Records shown

template <int NCT, int PH>
static __device__ __forceinline__ void mxc_tiles(unsigned mask, const h8v& af, const typename mxc_regs<NCT>::type& blo,
                                                 const typename mxc_regs<NCT>::type& bhi, typename mxc_regs<NCT>::type& cm, int& rmin)
{
    const unsigned tail = mask >> (NCT - 1);
    mask &= (1u << (NCT - 1)) - 1;
    while (mask) {
        MXC_MARK("tloop:tiles");
        const int t = __builtin_ctz(mask);
        mask &= mask - 1;
        const int lo = blo.v[t], hi = bhi.v[t];
        int c = cm.v[t];
        MXC_MARK_V("tile", c);
        mxc_tile(af, lo, hi, c, rmin);
        MXC_MARK_V("tloop:tiles", c);
        cm.v[t] = c;
    }
    if (tail) {
        MXC_MARK("tilet:tails");
        mxc_tile(af, blo.last, bhi.last, cm.last, rmin);
    }
    if constexpr (PH == 1) MXC_MARK_V("p1_row:lrows", rmin);
    else if constexpr (PH == 3) MXC_MARK_V("p1f_row:frows", rmin);
    else MXC_MARK_V("p2_row:rows2", rmin);
}

template <int NCT>
static __device__ __forceinline__ void mxc_tiles2(unsigned mask, const h8v& af, const typename mxc_regs<NCT>::type& bloX,
                                                  const typename mxc_regs<NCT>::type& bhiX, typename mxc_regs<NCT>::type& cmX, int& rminX,
                                                  const typename mxc_regs<NCT>::type& bloY, const typename mxc_regs<NCT>::type& bhiY,
                                                  typename mxc_regs<NCT>::type& cmY, int& rminY)
{
    const unsigned tail = mask >> (NCT - 1);
    mask &= (1u << (NCT - 1)) - 1;
    while (mask) {
        MXC_MARK("tloop2:ptiles");
        const int t = __builtin_ctz(mask);
        mask &= mask - 1;
        const int loX = bloX.v[t], hiX = bhiX.v[t], loY = bloY.v[t], hiY = bhiY.v[t];
        int cX = cmX.v[t], cY = cmY.v[t];
        MXC_MARK_V("tile2:ptiles", cX);
        mxc_tile2(af, loX, hiX, cX, rminX, loY, hiY, cY, rminY);
        MXC_MARK_V("tloop2:ptiles", cY);
        cmX.v[t] = cX;
        cmY.v[t] = cY;
    }
    if (tail) {
        MXC_MARK("tile2t:ptails");
        mxc_tile2(af, bloX.last, bhiX.last, cmX.last, rminX, bloY.last, bhiY.last, cmY.last, rminY);
    }
    MXC_MARK_V("p1p_row:prows", rminY);
}

template <int NCT, int PH>
static __device__ __forceinline__ void mxc_tiles_chain(unsigned mask, const h8v& af, const h4v (&bh)[NCT], int (&cm)[NCT], int& rmin)
{
    const f16x16 z = {};
#pragma unroll
    for (int t = 0; t < NCT; ++t) {
        if ((mask >> t) & 1) {
            MXC_MARK("tile");
            const h4v v = bh[t];
            const h8v b = h8v{v[0], v[1], v[2], v[3], v[0], v[1], v[2], v[3]};
            const f16x16 d = __builtin_amdgcn_mfma_f32_32x32x16_f16(af, b, z, 0, 0, 0);
            const f16x16 e = __builtin_amdgcn_mfma_f32_32x32x16_f16(b, af, z, 0, 0, 0);
            __builtin_amdgcn_sched_barrier(0);
            cm[t] = mxc_fold(cm[t], d);
            rmin = mxc_fold(rmin, e);
            if constexpr (PH == 1) MXC_MARK("p1_row:nrt"); else MXC_MARK("p2_row:rows2");
        }
    }
}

Task
Lines above with the word "void" should be counted, and the reply is that count alone.

Response to the task
3